Stored data
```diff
-    const uint32_t ab = smem_u32(sA) + wg * 64 * 128;
-    uint32_t it_stage = 0, n_done = 0;
-    for (uint32_t tile = blockIdx.x; tile < g.m_tiles; tile += gridDim.x, n_done++) {
-        mbar_wait(&a_full, n_done & 1);
-        for (int h = 0; h < 4; h++) {
-            float acc[48];
-            for (int kb = 0; kb < 2; kb++, it_stage++) {
-                const uint32_t s = it_stage % QA_STAGES, ph = (it_stage / QA_STAGES) & 1;
-                mbar_wait(&full_bar[s], ph);
-                const uint32_t sb = smem_u32(ring + (size_t)s * QA_RING_BYTES);
-                const uint32_t a = ab + kb * (2 * BM * 128);
-                const uint64_t dAh = make_desc(a), dAl = make_desc(a + BM * 128), dBh = make_desc(sb), dBl = make_desc(sb + QA_HROWS * 128);
-                wg_fence();
-#pragma unroll
-                for (int k = 0; k < BK / 16; k++) {
-                    const uint64_t adv = (uint64_t)(k * 2);
-                    wgmma_n96(acc, dAh + adv, dBh + adv, (kb | k) ? 1u : 0u);
-                    wgmma_n96(acc, dAl + adv, dBh + adv, 1u);
-                    wgmma_n96(acc, dAh + adv, dBl + adv, 1u);
-                }
-                wg_commit();
-            }
-            wg_wait<0>();
-            acc_fence(acc);
-            mbar_arrive(&empty_bar[(it_stage - 2) % QA_STAGES]);
-            mbar_arrive(&empty_bar[(it_stage - 1) % QA_STAGES]);
-            if (h == 3) mbar_arrive(&a_empty);
-            bar_sync(3 + pos, 64);
-            const float* bb = s_bias + h * QA_HROWS;
-#pragma unroll
-            for (int j = 0; j < 12; j++) {
-                const int c = 8 * j + 2 * tq;
-                const float sc = j < 4 ? scale_l2 : 1.f;
-                uint8_t* hi_arr = j < 4 ? aQh : (j < 8 ? aKh : aVh);
-                const int cc = c & 31;
-#pragma unroll
-                for (int hf = 0; hf < 2; hf++) {
-                    const int row = mt * 16 + hf * 8 + gq;
-                    uint32_t hw, lw;
-                    split2((acc[4 * j + 2 * hf] + bb[c]) * sc, (acc[4 * j + 2 * hf + 1] + bb[c + 1]) * sc, hw, lw);
-                    const uint32_t off = qa_off(row, cc >> 3) + (cc & 7) * 2;
-                    *(uint32_t*)(hi_arr + off) = hw;
-                    *(uint32_t*)(hi_arr + 2048 + off) = lw;
-                }
-            }
-            bar_sync(3 + pos, 64);
+    uint32_t hc = 0;
+    for (uint32_t tile = blockIdx.x; tile < g.m_tiles; tile += gridDim.x) {
+        for (int h = 0; h < 4; h++, hc++) {
+            const uint32_t set = hc & 1;
+            uint8_t* pb = sP + (size_t)(set * 4 + pos) * QA_POS_BYTES;
+            uint8_t *aQh = pb, *aQl = pb + 2048;
+            const uint32_t uQh = smem_u32(aQh), uQl = uQh + 2048, uKh = uQh + 4096, uKl = uQh + 6144, uVh = uQh + 8192, uVl = uQh + 10240;
+            mbar_wait(&set_full[set][pos], (hc >> 1) & 1);
             float sacc[4][4];
 #pragma unroll
             for (int nt = 0; nt < 4; nt++)
@@ -682,7 +707,7 @@
                 *(uint4*)(g.out_hi + rb + (size_t)rr * BN + cq * 8) = *(const uint4*)(sth + w);
                 *(uint4*)(g.out_lo + rb + (size_t)rr * BN + cq * 8) = *(const uint4*)(stl + w);
             }
-            __syncwarp();
+            mbar_arrive(&set_empty[set][pos]);
         }
     }
 }
@@ -972,7 +997,7 @@
 
 cudaError_t qkv_attn_tc(const QkvAttnArgs& a, int num_sms, cudaStream_t st) {
     static bool configured = false;
-    const size_t smem = (size_t)FFN_A_BYTES + (size_t)QA_STAGES * QA_RING_BYTES + (size_t)4 * QA_POS_BYTES + 1024;
+    const size_t smem = (size_t)FFN_A_BYTES + (size_t)QA_STAGES * QA_RING_BYTES + (size_t)2 * 4 * QA_POS_BYTES + 1024;
     if (!configured) {
         cudaError_t e = cudaFuncSetAttribute(k_qkv_attn_ws, cudaFuncAttributeMaxDynamicSharedMemorySize, (int)smem);
         if (e != cudaSuccess) return e;
@@ -984,7 +1009,7 @@
     if (!make_tmap(&tHh, a.Hhi, T, BN, BN) || !make_tmap(&tHl, a.Hlo, T, BN, BN) || !make_tmap(&tWh, a.Whi, 4 * QA_HROWS, BN, BN, QA_HROWS) ||
         !make_tmap(&tWl, a.Wlo, 4 * QA_HROWS, BN, BN, QA_HROWS))
         return cudaErrorInvalidValue;
-    k_qkv_attn_ws<<<(unsigned)std::min<uint32_t>(a.m_tiles, (uint32_t)num_sms), G_THREADS, smem, st>>>(a, tHh, tHl, tWh, tWl);
+    k_qkv_attn_ws<<<(unsigned)std::min<uint32_t>(a.m_tiles, (uint32_t)num_sms), QA_THREADS, smem, st>>>(a, tHh, tHl, tWh, tWl);
     return cudaGetLastError();
 }
 
```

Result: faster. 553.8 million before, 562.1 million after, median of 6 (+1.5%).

* **WORK ORDER**
Reproduce the complete data exactly as presented above.

* **OUTPUT OF THE TASK**
```diff
-    const uint32_t ab = smem_u32(sA) + wg * 64 * 128;
-    uint32_t it_stage = 0, n_done = 0;
-    for (uint32_t tile = blockIdx.x; tile < g.m_tiles; tile += gridDim.x, n_done++) {
-        mbar_wait(&a_full, n_done & 1);
-        for (int h = 0; h < 4; h++) {
-            float acc[48];
-            for (int kb = 0; kb < 2; kb++, it_stage++) {
-                const uint32_t s = it_stage % QA_STAGES, ph = (it_stage / QA_STAGES) & 1;
-                mbar_wait(&full_bar[s], ph);
-                const uint32_t sb = smem_u32(ring + (size_t)s * QA_RING_BYTES);
-                const uint32_t a = ab + kb * (2 * BM * 128);
-                const uint64_t dAh = make_desc(a), dAl = make_desc(a + BM * 128), dBh = make_desc(sb), dBl = make_desc(sb + QA_HROWS * 128);
-                wg_fence();
-#pragma unroll
-                for (int k = 0; k < BK / 16; k++) {
-                    const uint64_t adv = (uint64_t)(k * 2);
-                    wgmma_n96(acc, dAh + adv, dBh + adv, (kb | k) ? 1u : 0u);
-                    wgmma_n96(acc, dAl + adv, dBh + adv, 1u);
-                    wgmma_n96(acc, dAh + adv, dBl + adv, 1u);
-                }
-                wg_commit();
-            }
-            wg_wait<0>();
-            acc_fence(acc);
-            mbar_arrive(&empty_bar[(it_stage - 2) % QA_STAGES]);
-            mbar_arrive(&empty_bar[(it_stage - 1) % QA_STAGES]);
-            if (h == 3) mbar_arrive(&a_empty);
-            bar_sync(3 + pos, 64);
-            const float* bb = s_bias + h * QA_HROWS;
-#pragma unroll
-            for (int j = 0; j < 12; j++) {
-                const int c = 8 * j + 2 * tq;
-                const float sc = j < 4 ? scale_l2 : 1.f;
-                uint8_t* hi_arr = j < 4 ? aQh : (j < 8 ? aKh : aVh);
-                const int cc = c & 31;
-#pragma unroll
-                for (int hf = 0; hf < 2; hf++) {
-                    const int row = mt * 16 + hf * 8 + gq;
-                    uint32_t hw, lw;
-                    split2((acc[4 * j + 2 * hf] + bb[c]) * sc, (acc[4 * j + 2 * hf + 1] + bb[c + 1]) * sc, hw, lw);
-                    const uint32_t off = qa_off(row, cc >> 3) + (cc & 7) * 2;
-                    *(uint32_t*)(hi_arr + off) = hw;
-                    *(uint32_t*)(hi_arr + 2048 + off) = lw;
-                }
-            }
-            bar_sync(3 + pos, 64);
+    uint32_t hc = 0;
+    for (uint32_t tile = blockIdx.x; tile < g.m_tiles; tile += gridDim.x) {
+        for (int h = 0; h < 4; h++, hc++) {
+            const uint32_t set = hc & 1;
+            uint8_t* pb = sP + (size_t)(set * 4 + pos) * QA_POS_BYTES;
+            uint8_t *aQh = pb, *aQl = pb + 2048;
+            const uint32_t uQh = smem_u32(aQh), uQl = uQh + 2048, uKh = uQh + 4096, uKl = uQh + 6144, uVh = uQh + 8192, uVl = uQh + 10240;
+            mbar_wait(&set_full[set][pos], (hc >> 1) & 1);
             float sacc[4][4];
 #pragma unroll
             for (int nt = 0; nt < 4; nt++)
@@ -682,7 +707,7 @@
                 *(uint4*)(g.out_hi + rb + (size_t)rr * BN + cq * 8) = *(const uint4*)(sth + w);
                 *(uint4*)(g.out_lo + rb + (size_t)rr * BN + cq * 8) = *(const uint4*)(stl + w);
             }
-            __syncwarp();
+            mbar_arrive(&set_empty[set][pos]);
         }
     }
 }
@@ -972,7 +997,7 @@
 
 cudaError_t qkv_attn_tc(const QkvAttnArgs& a, int num_sms, cudaStream_t st) {
     static bool configured = false;
-    const size_t smem = (size_t)FFN_A_BYTES + (size_t)QA_STAGES * QA_RING_BYTES + (size_t)4 * QA_POS_BYTES + 1024;
+    const size_t smem = (size_t)FFN_A_BYTES + (size_t)QA_STAGES * QA_RING_BYTES + (size_t)2 * 4 * QA_POS_BYTES + 1024;
     if (!configured) {
         cudaError_t e = cudaFuncSetAttribute(k_qkv_attn_ws, cudaFuncAttributeMaxDynamicSharedMemorySize, (int)smem);
         if (e != cudaSuccess) return e;
@@ -984,7 +1009,7 @@
     if (!make_tmap(&tHh, a.Hhi, T, BN, BN) || !make_tmap(&tHl, a.Hlo, T, BN, BN) || !make_tmap(&tWh, a.Whi, 4 * QA_HROWS, BN, BN, QA_HROWS) ||
         !make_tmap(&tWl, a.Wlo, 4 * QA_HROWS, BN, BN, QA_HROWS))
         return cudaErrorInvalidValue;
-    k_qkv_attn_ws<<<(unsigned)std::min<uint32_t>(a.m_tiles, (uint32_t)num_sms), G_THREADS, smem, st>>>(a, tHh, tHl, tWh, tWl);
+    k_qkv_attn_ws<<<(unsigned)std::min<uint32_t>(a.m_tiles, (uint32_t)num_sms), QA_THREADS, smem, st>>>(a, tHh, tHl, tWh, tWl);
     return cudaGetLastError();
 }
 
```

Result: faster. 553.8 million before, 562.1 million after, median of 6 (+1.5%).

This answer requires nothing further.